Ironically, bidder participation in the BOE's dollar repo facility reopening two weeks ago was exactly nil, and rumors dominate that of the thousand or so banks in Europe, few wish to make their liquidity problems even partially known, which is why we anticipate tepid involvement in such ECB liquidity pass throughs. Hilsenrath shares the same perspective: "Some analysts say that adjusting the terms of the Fed's loan program won't achieve much. "The funding is already available" through the Fed program, says Bruce Kasman, chief economist with J.P. Morgan Chase. The price, he says, is "expensive but not onerous."
The Fed has no concerns about being a willing participant with taxpayer capital into a program which could potentially lock up the next time there is a liquidity crunch:
Responding to audience questions following a speech in London, Federal Reserve Bank of St. Louis President James Bullard said the swap lines are "certainly not tapped out," and could provide much more funding if necessary. Mr. Bullard added that the far lower take-up indicates that dollar funding problems aren't as severe as in 2008-09.
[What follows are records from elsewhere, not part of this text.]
template <bool VEC>
__global__ __launch_bounds__(BLOCK) void k_acc_agg(const uint32_t *ct_idx,
                                                   const uint32_t *ct_idx2,
                                                   const uint32_t *meta, const uint8_t *tf,
                                                   bool sums, uint64_t n,
                                                   uint32_t nco, uint64_t *rec,
                                                   uint32_t *rcnt, uint32_t *cnt, uint64_t per)
{
    uint32_t *keys = reinterpret_cast<uint32_t *>(cfc_smem);
    unsigned long long *vals = reinterpret_cast<unsigned long long *>(keys + CT_LDS_SLOTS);
    uint32_t *fls = reinterpret_cast<uint32_t *>(vals + CT_LDS_SLOTS);
    uint32_t *hist = fls + CT_LDS_SLOTS;
    uint32_t *nrec = hist + ACC_SLICE_CHUNKS * ACC_MAX_COARSE;
    for (uint32_t j = threadIdx.x; j < CT_LDS_SLOTS; j += BLOCK) {
        keys[j] = NONE;
        vals[j] = 0;
        fls[j] = 0;
    }
    for (uint32_t j = threadIdx.x; j < ACC_SLICE_CHUNKS * ACC_MAX_COARSE; j += BLOCK)
        hist[j] = 0;
    if (threadIdx.x == 0)
        *nrec = 0;
    __syncthreads();
    const uint32_t nv = gridDim.x * gridDim.y;
    const uint32_t vw = blockIdx.y * gridDim.x + blockIdx.x;
    const uint32_t *idx = blockIdx.y ? ct_idx2 : ct_idx;
    uint64_t *rs = rec + (uint64_t)vw * ACC_RCAP;
    const uint64_t start = (uint64_t)blockIdx.x * per;
    const uint64_t end = min(n, start + per);
    auto put = [&](uint32_t r, uint64_t v) {
        rs[r] = v;
        atomicAdd(&hist[(r >> ACC_CHUNK_BITS) * ACC_MAX_COARSE + (uint32_t)(v >> ACC_COARSE_SHIFT)],
                  1u);
    };
    auto one = [&](uint32_t k, uint32_t len, uint32_t fl) {
        uint32_t h = fmix32(k) & (CT_LDS_SLOTS - 1);
        bool done = k >= CK_MISS;
        for (int p = 0; p < CTP_PROBES && !done; p++) {
            uint32_t cur = keys[h];
            if (cur == NONE) {
                cur = atomicCAS(&keys[h], NONE, k);
                if (cur == NONE)
                    cur = k;
            }
            if (cur == k) {
                atomicAdd(&vals[h], (1ull << 32) | len);
                if (fl && (fls[h] & fl) != fl)
                    atomicOr(&fls[h], fl);
                done = true;
            }
            h = (h + 1) & (CT_LDS_SLOTS - 1);
        }
        const uint32_t r = wave_append(nrec, !done);
        if (!done)
            put(r, acc_rec1(k, true, fl, len));
    };
    constexpr uint32_t W = VEC ? 4 : 1, STEP = W * BLOCK;
    auto load = [&](uint64_t e, uint4 &kk, uint4 &mm, uint32_t &ff) {
        if (VEC && e + 4 <= end) {
            kk = ld_nt4(idx + e);
            mm = ld_nt4(meta + e);
            ff = tf ? ld_nt(reinterpret_cast<const uint32_t *>(tf + e)) : 0u;
        } else {
            kk = make_uint4(NONE, NONE, NONE, NONE);
            mm = make_uint4(0, 0, 0, 0);
            ff = 0;
            if (e < end) { kk.x = ld_nt(idx + e); mm.x = ld_nt(meta + e); ff = tf ? tf[e] : 0u; }
            if (VEC && e + 1 < end) {
                kk.y = ld_nt(idx + e + 1); mm.y = ld_nt(meta + e + 1);
                ff |= tf ? (uint32_t)tf[e + 1] << 8 : 0u;
            }
            if (VEC && e + 2 < end) {
                kk.z = ld_nt(idx + e + 2); mm.z = ld_nt(meta + e + 2);
                ff |= tf ? (uint32_t)tf[e + 2] << 16 : 0u;
            }
        }
    };
    const uint64_t e0 = start + (uint64_t)threadIdx.x * W;
    uint4 k0, m0, k1, m1;
    uint32_t f0, f1;
    load(e0, k0, m0, f0);
    load(e0 + STEP, k1, m1, f1);
    for (uint64_t i0 = start; i0 < end; i0 += STEP) {
        uint4 k2, m2;
        uint32_t f2;
        load(e0 + (i0 - start) + 2 * STEP, k2, m2, f2);
        one(k0.x, m0.x >> 16, sums ? acc_flags(m0.x, f0) : 0u);
        if (VEC) {
            one(k0.y, m0.y >> 16, sums ? acc_flags(m0.y, f0 >> 8) : 0u);
            one(k0.z, m0.z >> 16, sums ? acc_flags(m0.z, f0 >> 16) : 0u);
            one(k0.w, m0.w >> 16, sums ? acc_flags(m0.w, f0 >> 24) : 0u);
        }
        k0 = k1; m0 = m1; f0 = f1;
        k1 = k2; m1 = m2; f1 = f2;
    }
    __syncthreads();
    for (uint32_t j = threadIdx.x; j < CT_LDS_SLOTS; j += BLOCK) {
        const uint32_t k = keys[j];
        const unsigned long long v = vals[j];
        const uint32_t by = (uint32_t)v, fl = fls[j];
        const uint32_t r = wave_append(nrec, k != NONE);
        if (k != NONE)
            put(r, acc_rec(k, (uint32_t)(v >> 32), by & ACC_BY_MASK));
        const bool hi = k != NONE && (by > ACC_BY_MASK || fl);
        const uint32_t r2 = wave_append(nrec, hi);
        if (hi)
            put(r2, acc_rec1(k, false, fl, by >> ACC_BY_BITS));
    }
    __syncthreads();
    const uint32_t nch = nv * ACC_SLICE_CHUNKS;
    for (uint32_t j = threadIdx.x; j < nco * ACC_SLICE_CHUNKS; j += BLOCK) {
        const uint32_t c = j / ACC_SLICE_CHUNKS, q = j % ACC_SLICE_CHUNKS;
        cnt[(uint64_t)c * nch + vw * ACC_SLICE_CHUNKS + q] = hist[q * ACC_MAX_COARSE + c];
    }
    if (threadIdx.x == 0)
        rcnt[vw] = *nrec;
}

__device__ __forceinline__ void acc_local_sort(const uint64_t (&r)[ACC_PER_THREAD], uint32_t m,
                                               int shift, uint32_t mask, uint32_t nd,
                                               uint64_t *buf, uint32_t *cnt, uint32_t *base)
{
    for (uint32_t j = threadIdx.x; j < nd; j += BLOCK)
        cnt[j] = 0;
    __syncthreads();
    uint32_t rank[ACC_PER_THREAD];
#pragma unroll
    for (uint32_t i = 0; i < ACC_PER_THREAD; i++) {
        const uint32_t x = threadIdx.x + i * BLOCK;
        if (x < m)
            rank[i] = atomicAdd(&cnt[(uint32_t)(r[i] >> shift) & mask], 1u);
    }
    __syncthreads();
    static_assert(ACC_MAX_COARSE <= 256, "one wave scans four counts per lane");
    if (threadIdx.x < 64) {
        const uint32_t l = threadIdx.x;
        uint32_t v[4], x = 0;
#pragma unroll
        for (int q = 0; q < 4; q++) {
            v[q] = 4 * l + q < nd ? cnt[4 * l + q] : 0u;
            x += v[q];
        }
        const uint32_t own = x;
#pragma unroll
        for (int d = 1; d < 64; d <<= 1) {
            const uint32_t y = __shfl_up(x, d, 64);
            if (l >= (uint32_t)d)
                x += y;
        }
        uint32_t e = x - own;
#pragma unroll
        for (int q = 0; q < 4; q++) {
            if (4 * l + q < nd)
                base[4 * l + q] = e;
            e += v[q];
        }
        if (l == 63)
            base[nd] = x;
    }
    __syncthreads();
#pragma unroll
    for (uint32_t i = 0; i < ACC_PER_THREAD; i++) {
        const uint32_t x = threadIdx.x + i * BLOCK;
        if (x < m)
            buf[base[(uint32_t)(r[i] >> shift) & mask] + rank[i]] = r[i];
    }
    __syncthreads();
}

"We can go much higher, hundreds of billions of dollars if necessary. We're not anywhere near that right now so I think it's sufficient and there is no limit on it," he said.
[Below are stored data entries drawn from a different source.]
# PeterFWS/Structure-PLP-SLAM

Measured on AMD Instinct MI355X. Metric: frames/sec ORB+LSD extract+match, 640x480 TUM-RGBD, 1/2/4/8 GPU, higher is better.
Workload: dtype u8

## Files before the change

structure-plp-slam_amd/csrc/line_context.hip:

```cpp
#include <hip/hip_runtime.h>

#include <algorithm>
#include <cmath>
#include <cstring>
#include <mutex>
#include <vector>

#include "line_device.hpp"
#include "null4.hpp"
#include "seed_sort_model.hpp"
#include "sincos_ziv.hpp"
#include "plp_common.hpp"

using namespace plp;

struct plp_line {
    HostPinned pin;
    int device = 0;
    hipStream_t stream = nullptr;
    hipStream_t idle_stream = nullptr;
    int rows = 0, cols = 0, capB = 0;
    int grow_waves = 0;
    int seed_order = PLP_SEED_ORDER_LIBSTDCXX;
    bool mw_ok = false, seed_sort_ok = false;
// ... 3 lines not shown
    ResizeExactTab rt{};
    BlurTapsN t11{}, t5{};
    LbdWeightsDev w{};
    DevBuf tabs, blur11, scaled, pix, g2, maxgrad, undef, order, n_order, reg, mw_heap, seed_ent, seed_ws, raw, n_raw, dx, dy, all_kl, all_kl_dir, all_lbd, n_all, status, prof, grow_stats;
    DevBuf l0copy, s_kl, s_lbd, s_fn, s_cnt;
    DevBuf aligned;
    int s_cap = 0;
    int last_B = 0;
    bool last_profiled = false;
    hipStream_t last_stream = nullptr;
    bool profiling = false;
    bool grow_big_ok = false;
    hipEvent_t ev[9] = {};
    double stage_ms[9] = {0, 0, 0, 0, 0, 0, 0, 0, 0};
    long stage_batches = 0;
    std::mutex mu;
};

namespace {

void gaussian_taps(int n, double sigma, int* out) {
    std::vector<double> k(n);
    double sum = 0;
    for (int i = 0; i < n; ++i) { const double x = i - (n - 1) * 0.5; k[i] = std::exp(-0.5 / (sigma * sigma) * x * x); sum += k[i]; }
    double err = 0;
    int acc = 0;
    for (int i = 0; i < n / 2; ++i) {
        const double adj = k[i] / sum * 256.0 + err;
        const int v = (int)std::nearbyint(adj);
        err = adj - v;
        out[i] = out[n - 1 - i] = v;
        acc += v;
    }
    out[n / 2] = 256 - 2 * acc;
}

int floor_d(double v) { int i = (int)v; return i - (i > v); }

void exact_coeffs(int ssize, int dsize, std::vector<int16_t>& ofs, std::vector<int16_t>& c1) {
    const double scale = 1.0 / ((double)dsize / ssize);
    for (int d = 0; d < dsize; ++d) {
        const double val = ((double)d + 0.5) * scale - 0.5;
        const int iv = floor_d(val);
        if (iv >= 0 && ssize > 1) {
            if (iv < ssize - 1) { ofs.push_back((int16_t)iv); c1.push_back((int16_t)std::nearbyint((val - (double)iv) * 256.0)); }
            else { ofs.push_back((int16_t)(ssize - 1)); c1.push_back(-1); }
        } else { ofs.push_back(0); c1.push_back(-2); }
    }
}

plp_status build(plp_line* c, int rows, int cols) {
    if (c->rows == rows && c->cols == cols) return PLP_OK;
    if (rows < 16 || cols < 16 || rows > 16000 || cols > 16000) return set_error(PLP_ERR_INVALID_ARG, "unsupported frame size for the line front-end");
    LinePlanes& P = c->P;
    P.W = cols; P.H = rows;
    P.sw = (int)std::nearbyint(cols * 0.5); P.sh = (int)std::nearbyint(rows * 0.5);
    P.sw_magic = (P.sw >= 2 && P.sw <= 8192) ? (uint32_t)(((1ull << 32) + (uint64_t)P.sw - 1) / (uint64_t)P.sw) : 0u;
    if (P.sw >= 65536 || P.sh >= 65536 || (size_t)P.sw * P.sh > kLsdMaxScaledPixels || (!c->grow_big_ok && (size_t)P.sw * P.sh > 516065))
        return set_error(PLP_ERR_UNSUPPORTED, "frame too large for the LSD region-growing kernel (the half-resolution image must not exceed 524,257 pixels: a 1920 x 1080 frame is the largest common one)");
    P.pitch = (cols + 63) / 64 * 64; P.spitch = (P.sw + 63) / 64 * 64;
    LsdParams& lp = c->lp;
    const double ang_th = 22.5, quant = 2.0;
    lp.prec = M_PI * ang_th / 180; lp.p = ang_th / 180; lp.rho = quant / std::sin(lp.prec);
    lp.c_pass = (float)std::cos(lp.prec - kLsdAngleBand); lp.c_fail = (float)std::cos(lp.prec + kLsdAngleBand);
    {
        uint32_t g = 0;
        while (g < 600000u && std::sqrt((double)g / 4.0) <= lp.rho) ++g;
        lp.g2_def_min = g;
    }
    lp.density_th = 0.6; lp.scale = 0.5; lp.n_bins = 1024; lp.refine = 1;
    const double LOG_NT = 5 * (std::log10((double)P.sw) + std::log10((double)P.sh)) / 2 + std::log10(11.0);
    lp.min_reg_size = (int)(size_t)(-LOG_NT / std::log10(lp.p));
    lp.min_length = (float)(0.125 * std::min(cols, rows));
    lp.keep_length = 60.f;
    const double sigma = 0.6 / 0.5;
    const unsigned h = (unsigned)std::ceil(sigma * std::sqrt(2 * 3.0 * std::log(10.0)));
    if (h != 5) return set_error(PLP_ERR_UNSUPPORTED, "unexpected LSD kernel size");
    gaussian_taps(11, sigma, c->t11.k);
    for (int i = 0; i < 11; ++i) c->t5.k[i] = 0;
    gaussian_taps(5, 1.0, c->t5.k);
    {
        double u = (7 * 3 - 1) / 2, sg = (7 * 2 + 1) / 2, inv = -1 / (2 * sg * sg);
        for (int i = 0; i < 21; ++i) { const double d = i - u; c->w.l[i] = (float)std::exp(d * d * inv); }
        u = (9 * 7 - 1) / 2; sg = u; inv = -1 / (2 * sg * sg);
        for (int i = 0; i < 63; ++i) { const double d = i - u; c->w.g[i] = (float)std::exp(d * d * inv); }
    }
    std::vector<int16_t> xo, xc, yo, yc;
    exact_coeffs(cols, P.sw, xo, xc);
    exact_coeffs(rows, P.sh, yo, yc);
    {
        bool plain = cols == 2 * P.sw && rows == 2 * P.sh;
        for (int i = 0; plain && i < P.sw; ++i) plain = xo[i] == 2 * i && xc[i] == 128;
        for (int i = 0; plain && i < P.sh; ++i) plain = yo[i] == 2 * i && yc[i] == 128;
        P.half_exact = plain ? 1 : 0;
    }
    std::vector<int16_t> blob;
    blob.insert(blob.end(), xo.begin(), xo.end()); blob.insert(blob.end(), xc.begin(), xc.end());
    blob.insert(blob.end(), yo.begin(), yo.end()); blob.insert(blob.end(), yc.begin(), yc.end());
    PLP_HIP(c->tabs.upload(blob.data(), blob.size() * 2, c->stream));
    PLP_HIP(hipStreamSynchronize(c->stream));
    const int16_t* base = (const int16_t*)c->tabs.p;
    c->rt.xo = base; c->rt.xc = base + P.sw; c->rt.yo = base + 2 * P.sw; c->rt.yc = base + 2 * P.sw + P.sh;
    c->rows = rows; c->cols = cols; c->capB = 0; c->mw_capB = 0; c->seed_capB = 0;
    return PLP_OK;
}
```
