# DeepGraphLearning/ultra_torchdrug

Hardware: AMD Instinct MI355X
Metric: edges aggregated/sec, FB15k237-shaped 6L x 64d rspmm Bellman-Ford (predict: the reference's 18 rspmm layers per batch as 6 relation-graph + 6 entity-graph launches, tails and heads in one pass) (higher is better)
Workload: dtype f32

## Files before the change

ultra_torchdrug_amd/csrc/plan_path.h:

```cpp
#ifndef ULTRA_PLAN_PATH_H
#define ULTRA_PLAN_PATH_H

#include <cstddef>
#include <cstdint>

#include "ultra_rspmm.h"

namespace ultra_detail {

constexpr int kTile = 64;
constexpr int kXcd = 8;
constexpr int kMaxLdsBytes = 156 * 1024;
constexpr int kLdsHeader = 16;
constexpr int kPlanBlock = 1024;
constexpr int kPlanRgBlock = 512;

enum Kind { KIND_FWD = 0, KIND_DX = 1, KIND_DREL = 2 };
enum Family { FAM_DENSE = 0, FAM_ROWGROUP = 1, FAM_QUAD = 2, FAM_PACKED = 3, FAM_GENERAL = 4 };
enum RelMode { REL_L2 = 0, REL_LDS = 1, REL_PART = 2 };
enum ActMode { ACT_NONE = 0, ACT_BITS = 2, ACT_NODE = 3 };
enum UnrollClass { UNROLL_U = 0, UNROLL_UW = 1, UNROLL_UX = 2 };
enum Fixup { FIX_NONE = 0, FIX_PLAIN = 1, FIX_MANY = 2 };

struct Knobs {
    bool force_general = false;
    bool no_x_lds = false;
    bool no_quad = false;
    bool no_rowgroup = false;
    bool wide_groups = false;
    bool no_concurrent_tiles = false;
    bool no_dense = false;
    bool no_dead_words = false;
};

inline Knobs decode_knobs(int mask) {
    Knobs k;
    k.force_general = (mask & 1) != 0;
    k.no_x_lds = (mask & 2) != 0;
    k.no_quad = (mask & 4) != 0;
    k.no_rowgroup = (mask & 8) != 0;
    k.wide_groups = (mask & 16) != 0;
    k.no_concurrent_tiles = (mask & 32) != 0;
    k.no_dense = (mask & 64) != 0;
    k.no_dead_words = (mask & 128) != 0;
    return k;
}

inline int gcd_int(int a, int b) {
    while (b) {
        const int t = a % b;
        a = b;
        b = t;
    }
    return a;
}

struct TileGeometry {
    int n_tiles = 0, split = 0, n_slots = 0, blocks_per_label = 0, grid = 0;
};

inline TileGeometry tile_geometry(long long columns, int width, int n_cu) {
    TileGeometry g;
    g.n_tiles = (int)((columns + width - 1) / width);
    g.split = kXcd / gcd_int(g.n_tiles, kXcd);
    g.n_slots = g.n_tiles * g.split;
    g.blocks_per_label = (n_cu + kXcd - 1) / kXcd;
    g.grid = g.blocks_per_label * kXcd;
    return g;
}

struct RowGroupTiling {
    int group = 16;
    int rel_mode = REL_L2;
    int n_rel_lds = 0;
    TileGeometry geo;
    size_t lds = 0;
};

inline RowGroupTiling rowgroup_tiling(long long F, long long gather_rows, long long n_rows, long long n_rel, int n_cu,
                                      bool wide_groups, size_t lds_base, size_t lds_room) {
    RowGroupTiling t;
    const bool dram = wide_groups || (double)gather_rows * (double)F * 4.0 > 256.0 * 1024 * 1024;
    t.group = (dram && F % 256 == 0) ? 64 : ((dram && F % 128 == 0) ? 32 : 16);
    const int width = 4 * t.group;
    t.geo = tile_geometry(F, width, n_cu);
    while ((n_rows + t.geo.split - 1) / t.geo.split * F * 4 >= (1LL << 32) - 65536 && t.geo.split < (1 << 20)) t.geo.split *= 2;
    t.geo.n_slots = t.geo.n_tiles * t.geo.split;
    const size_t row_bytes = (size_t)width * sizeof(float);
    const size_t lds_need = (size_t)n_rel * row_bytes;
    const int part_rows = (int)(lds_room / row_bytes);
    t.lds = lds_base;
    if (n_rel > 0 && lds_need <= lds_room) {
        t.rel_mode = REL_LDS;
        t.n_rel_lds = (int)n_rel;
        t.lds += lds_need;
    } else if (n_rel > 0 && (long long)part_rows * 4 >= n_rel) {
        t.rel_mode = REL_PART;
        t.n_rel_lds = part_rows;
        t.lds += (size_t)part_rows * row_bytes;
    }
    return t;
}
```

This swap program has been the Fed's main response to the financial stresses building in Europe. The market was abuzz with rumors Tuesday that the Fed could take some other step to help European banks—such as restart a commercial paper lending facility it used during the financial crisis or lowering the discount rate that it charges banks in the U.S. for emergency loans.
The only notable feature, as we have reported previously, is that should we get close to the half a trillion in total FX swaps we got to during the last peak, is that excess reserves will surge by a comparable amount. The risk is that with the Fed's balance sheet now entrenched in QE mode, adding emergency liquidity programs to it once again, will do nothing to alleviate inflation expectations, as all this extra liquidity will have to be unwound at some point. For the time being, the market still seems unconcerned about the form this tightening will take place. However, the level of concern is surely rising with every incremental dollar being piled on to the "asset" side of the balance sheet. Should we indeed have to follow through with another iteration of QE, with emergency liquidity measures layered on top, we could easily double the Fed's balance sheet within the year.